- **ACTIVITY**
In the listing below, repeat exactly every line from the first through the line containing "1) * sizeof(T));", with nothing else.

---*---

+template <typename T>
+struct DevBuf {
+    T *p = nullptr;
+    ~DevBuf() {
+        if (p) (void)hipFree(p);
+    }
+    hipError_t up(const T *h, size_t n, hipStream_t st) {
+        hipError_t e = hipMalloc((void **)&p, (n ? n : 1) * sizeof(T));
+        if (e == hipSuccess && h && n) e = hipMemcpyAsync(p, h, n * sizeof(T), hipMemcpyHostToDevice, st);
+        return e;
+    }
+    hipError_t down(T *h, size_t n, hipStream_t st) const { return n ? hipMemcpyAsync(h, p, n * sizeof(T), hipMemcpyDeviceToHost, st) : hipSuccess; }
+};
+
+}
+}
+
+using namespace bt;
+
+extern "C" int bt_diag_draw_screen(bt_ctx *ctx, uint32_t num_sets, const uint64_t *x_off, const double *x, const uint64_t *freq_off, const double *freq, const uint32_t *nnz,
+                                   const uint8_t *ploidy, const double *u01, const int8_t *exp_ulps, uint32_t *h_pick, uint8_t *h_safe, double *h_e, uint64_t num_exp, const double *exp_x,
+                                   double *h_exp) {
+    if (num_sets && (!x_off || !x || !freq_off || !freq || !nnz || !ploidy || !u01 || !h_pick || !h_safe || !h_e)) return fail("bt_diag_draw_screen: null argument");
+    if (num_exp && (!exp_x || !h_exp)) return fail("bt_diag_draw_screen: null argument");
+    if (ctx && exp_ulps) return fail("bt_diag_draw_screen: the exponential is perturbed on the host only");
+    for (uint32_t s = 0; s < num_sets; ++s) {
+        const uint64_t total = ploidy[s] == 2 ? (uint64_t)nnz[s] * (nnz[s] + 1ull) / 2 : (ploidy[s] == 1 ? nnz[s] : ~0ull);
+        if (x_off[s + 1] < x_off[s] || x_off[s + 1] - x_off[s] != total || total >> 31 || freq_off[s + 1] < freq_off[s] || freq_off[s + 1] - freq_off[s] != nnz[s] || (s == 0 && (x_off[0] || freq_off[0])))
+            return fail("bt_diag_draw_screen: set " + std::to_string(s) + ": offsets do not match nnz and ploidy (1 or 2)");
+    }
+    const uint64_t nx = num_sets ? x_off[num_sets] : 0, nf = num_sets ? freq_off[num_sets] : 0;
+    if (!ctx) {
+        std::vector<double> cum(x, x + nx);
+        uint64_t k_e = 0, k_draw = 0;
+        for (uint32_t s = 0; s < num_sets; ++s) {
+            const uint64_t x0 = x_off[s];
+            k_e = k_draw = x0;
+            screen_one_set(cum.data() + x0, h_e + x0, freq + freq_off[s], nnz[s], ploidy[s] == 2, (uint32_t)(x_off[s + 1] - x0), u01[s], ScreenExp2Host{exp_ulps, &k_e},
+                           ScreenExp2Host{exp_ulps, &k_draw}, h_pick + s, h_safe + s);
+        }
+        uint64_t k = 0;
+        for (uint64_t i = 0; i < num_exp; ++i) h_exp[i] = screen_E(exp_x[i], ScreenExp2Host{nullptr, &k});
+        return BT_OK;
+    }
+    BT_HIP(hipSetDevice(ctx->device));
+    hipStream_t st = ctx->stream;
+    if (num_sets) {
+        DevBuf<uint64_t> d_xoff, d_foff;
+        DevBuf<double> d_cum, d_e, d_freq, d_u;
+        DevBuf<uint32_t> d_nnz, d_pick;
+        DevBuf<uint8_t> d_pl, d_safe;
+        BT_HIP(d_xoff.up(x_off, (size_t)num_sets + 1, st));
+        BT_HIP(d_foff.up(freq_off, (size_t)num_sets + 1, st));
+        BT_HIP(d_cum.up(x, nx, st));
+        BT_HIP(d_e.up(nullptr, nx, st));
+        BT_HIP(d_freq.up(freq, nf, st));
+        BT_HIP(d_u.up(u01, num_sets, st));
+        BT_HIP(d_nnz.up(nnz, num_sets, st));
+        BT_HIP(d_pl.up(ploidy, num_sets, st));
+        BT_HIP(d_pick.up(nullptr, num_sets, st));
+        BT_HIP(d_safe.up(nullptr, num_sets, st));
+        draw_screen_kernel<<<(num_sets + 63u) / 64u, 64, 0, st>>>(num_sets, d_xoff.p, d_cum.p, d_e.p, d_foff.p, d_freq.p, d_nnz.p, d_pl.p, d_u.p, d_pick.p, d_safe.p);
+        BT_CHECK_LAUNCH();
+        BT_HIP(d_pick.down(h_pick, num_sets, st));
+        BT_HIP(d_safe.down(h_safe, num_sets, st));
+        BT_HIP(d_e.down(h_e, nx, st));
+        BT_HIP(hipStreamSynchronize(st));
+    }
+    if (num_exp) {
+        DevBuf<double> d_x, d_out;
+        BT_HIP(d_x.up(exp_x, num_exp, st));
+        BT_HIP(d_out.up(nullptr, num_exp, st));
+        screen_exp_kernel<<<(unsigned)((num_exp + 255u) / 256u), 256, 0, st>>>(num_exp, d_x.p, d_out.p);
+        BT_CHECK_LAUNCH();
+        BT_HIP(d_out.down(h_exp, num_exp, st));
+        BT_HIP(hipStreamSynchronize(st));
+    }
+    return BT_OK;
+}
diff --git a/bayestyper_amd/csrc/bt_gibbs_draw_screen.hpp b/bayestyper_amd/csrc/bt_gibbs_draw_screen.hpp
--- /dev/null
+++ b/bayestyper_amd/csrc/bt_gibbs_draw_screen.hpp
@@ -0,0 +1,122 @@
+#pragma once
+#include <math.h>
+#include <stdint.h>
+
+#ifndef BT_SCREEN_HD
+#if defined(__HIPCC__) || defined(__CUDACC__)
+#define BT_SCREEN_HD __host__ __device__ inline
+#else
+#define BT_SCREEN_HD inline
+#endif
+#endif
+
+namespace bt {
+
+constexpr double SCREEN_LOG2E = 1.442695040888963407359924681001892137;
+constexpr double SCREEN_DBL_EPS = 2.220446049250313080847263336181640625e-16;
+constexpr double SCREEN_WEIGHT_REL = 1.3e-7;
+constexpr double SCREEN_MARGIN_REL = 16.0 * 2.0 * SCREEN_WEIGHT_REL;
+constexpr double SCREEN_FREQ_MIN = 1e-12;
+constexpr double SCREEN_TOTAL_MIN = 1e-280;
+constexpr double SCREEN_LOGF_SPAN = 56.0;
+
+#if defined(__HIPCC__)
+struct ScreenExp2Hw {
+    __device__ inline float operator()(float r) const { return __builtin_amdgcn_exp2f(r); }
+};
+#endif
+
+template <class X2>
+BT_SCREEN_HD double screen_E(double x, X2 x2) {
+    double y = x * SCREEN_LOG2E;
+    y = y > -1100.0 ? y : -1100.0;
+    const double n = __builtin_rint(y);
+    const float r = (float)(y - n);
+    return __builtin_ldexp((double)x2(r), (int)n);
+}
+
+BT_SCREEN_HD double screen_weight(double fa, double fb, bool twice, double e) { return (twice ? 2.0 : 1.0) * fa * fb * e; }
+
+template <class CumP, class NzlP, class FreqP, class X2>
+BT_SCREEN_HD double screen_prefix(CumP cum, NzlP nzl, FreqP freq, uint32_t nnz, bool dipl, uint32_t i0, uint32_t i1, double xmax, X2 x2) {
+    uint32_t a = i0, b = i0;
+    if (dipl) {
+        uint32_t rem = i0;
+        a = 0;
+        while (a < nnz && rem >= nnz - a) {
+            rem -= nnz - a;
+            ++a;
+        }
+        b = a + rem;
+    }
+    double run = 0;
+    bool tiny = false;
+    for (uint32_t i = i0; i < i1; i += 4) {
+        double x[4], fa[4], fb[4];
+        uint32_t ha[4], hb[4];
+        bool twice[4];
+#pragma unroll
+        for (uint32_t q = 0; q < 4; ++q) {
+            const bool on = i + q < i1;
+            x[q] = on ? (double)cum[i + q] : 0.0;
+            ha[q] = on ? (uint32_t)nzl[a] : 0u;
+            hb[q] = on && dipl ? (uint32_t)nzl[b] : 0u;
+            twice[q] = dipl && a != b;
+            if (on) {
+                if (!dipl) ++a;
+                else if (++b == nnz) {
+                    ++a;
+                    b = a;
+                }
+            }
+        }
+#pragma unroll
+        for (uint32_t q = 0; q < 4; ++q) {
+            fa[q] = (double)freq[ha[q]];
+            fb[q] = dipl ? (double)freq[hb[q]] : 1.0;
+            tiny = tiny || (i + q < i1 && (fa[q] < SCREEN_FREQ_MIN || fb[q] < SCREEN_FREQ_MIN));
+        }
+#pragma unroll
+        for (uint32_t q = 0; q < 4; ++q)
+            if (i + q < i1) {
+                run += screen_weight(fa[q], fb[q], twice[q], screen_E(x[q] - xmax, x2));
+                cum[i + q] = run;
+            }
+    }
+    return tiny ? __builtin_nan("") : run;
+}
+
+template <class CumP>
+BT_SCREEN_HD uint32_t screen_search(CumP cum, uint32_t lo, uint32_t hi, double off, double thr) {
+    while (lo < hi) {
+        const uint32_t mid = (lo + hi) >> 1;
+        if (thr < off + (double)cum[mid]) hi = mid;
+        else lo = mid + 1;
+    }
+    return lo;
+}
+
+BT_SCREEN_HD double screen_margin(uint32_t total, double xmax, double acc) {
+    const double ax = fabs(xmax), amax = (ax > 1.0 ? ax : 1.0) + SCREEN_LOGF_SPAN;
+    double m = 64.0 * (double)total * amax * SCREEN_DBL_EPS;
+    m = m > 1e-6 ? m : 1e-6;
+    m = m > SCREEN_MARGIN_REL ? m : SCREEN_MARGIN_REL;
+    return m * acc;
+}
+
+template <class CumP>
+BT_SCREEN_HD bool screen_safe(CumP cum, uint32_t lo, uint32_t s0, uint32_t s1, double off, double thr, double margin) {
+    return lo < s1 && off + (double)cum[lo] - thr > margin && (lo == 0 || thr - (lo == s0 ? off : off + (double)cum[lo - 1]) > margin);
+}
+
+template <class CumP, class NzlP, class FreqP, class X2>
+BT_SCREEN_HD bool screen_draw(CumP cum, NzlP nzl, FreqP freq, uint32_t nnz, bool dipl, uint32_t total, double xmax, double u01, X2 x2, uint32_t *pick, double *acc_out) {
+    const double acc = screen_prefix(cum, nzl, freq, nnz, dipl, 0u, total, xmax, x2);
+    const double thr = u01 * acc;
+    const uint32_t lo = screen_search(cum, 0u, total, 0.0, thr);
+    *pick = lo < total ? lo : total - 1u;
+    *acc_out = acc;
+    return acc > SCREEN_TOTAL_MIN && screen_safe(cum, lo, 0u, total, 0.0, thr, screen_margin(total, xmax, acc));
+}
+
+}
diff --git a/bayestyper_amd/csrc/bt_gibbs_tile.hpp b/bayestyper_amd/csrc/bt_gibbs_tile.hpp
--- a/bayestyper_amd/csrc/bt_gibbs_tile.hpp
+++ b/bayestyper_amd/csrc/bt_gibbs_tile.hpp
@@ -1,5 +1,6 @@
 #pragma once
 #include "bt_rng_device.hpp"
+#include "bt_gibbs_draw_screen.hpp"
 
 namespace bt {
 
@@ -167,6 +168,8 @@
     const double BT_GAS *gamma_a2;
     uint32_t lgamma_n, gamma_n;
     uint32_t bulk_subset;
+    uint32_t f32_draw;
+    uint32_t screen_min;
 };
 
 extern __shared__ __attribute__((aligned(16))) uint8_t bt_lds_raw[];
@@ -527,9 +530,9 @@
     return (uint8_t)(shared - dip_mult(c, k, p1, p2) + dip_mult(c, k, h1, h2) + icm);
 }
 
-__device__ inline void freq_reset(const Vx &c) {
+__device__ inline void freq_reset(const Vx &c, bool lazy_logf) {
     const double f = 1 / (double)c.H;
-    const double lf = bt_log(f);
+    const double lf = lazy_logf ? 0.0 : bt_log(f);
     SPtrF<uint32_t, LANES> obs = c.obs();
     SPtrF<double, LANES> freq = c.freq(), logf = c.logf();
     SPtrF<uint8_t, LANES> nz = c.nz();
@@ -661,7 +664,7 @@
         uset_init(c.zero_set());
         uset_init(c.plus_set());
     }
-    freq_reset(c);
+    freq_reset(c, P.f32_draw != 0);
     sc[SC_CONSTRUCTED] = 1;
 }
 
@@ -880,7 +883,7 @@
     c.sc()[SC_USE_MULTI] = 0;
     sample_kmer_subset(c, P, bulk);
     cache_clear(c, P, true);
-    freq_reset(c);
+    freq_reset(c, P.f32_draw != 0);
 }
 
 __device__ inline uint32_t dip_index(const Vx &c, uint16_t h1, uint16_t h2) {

---*---

- **SOLVED EXERCISE**
+template <typename T>
+struct DevBuf {
+    T *p = nullptr;
+    ~DevBuf() {
+        if (p) (void)hipFree(p);
+    }
+    hipError_t up(const T *h, size_t n, hipStream_t st) {
+        hipError_t e = hipMalloc((void **)&p, (n ? n : 1) * sizeof(T));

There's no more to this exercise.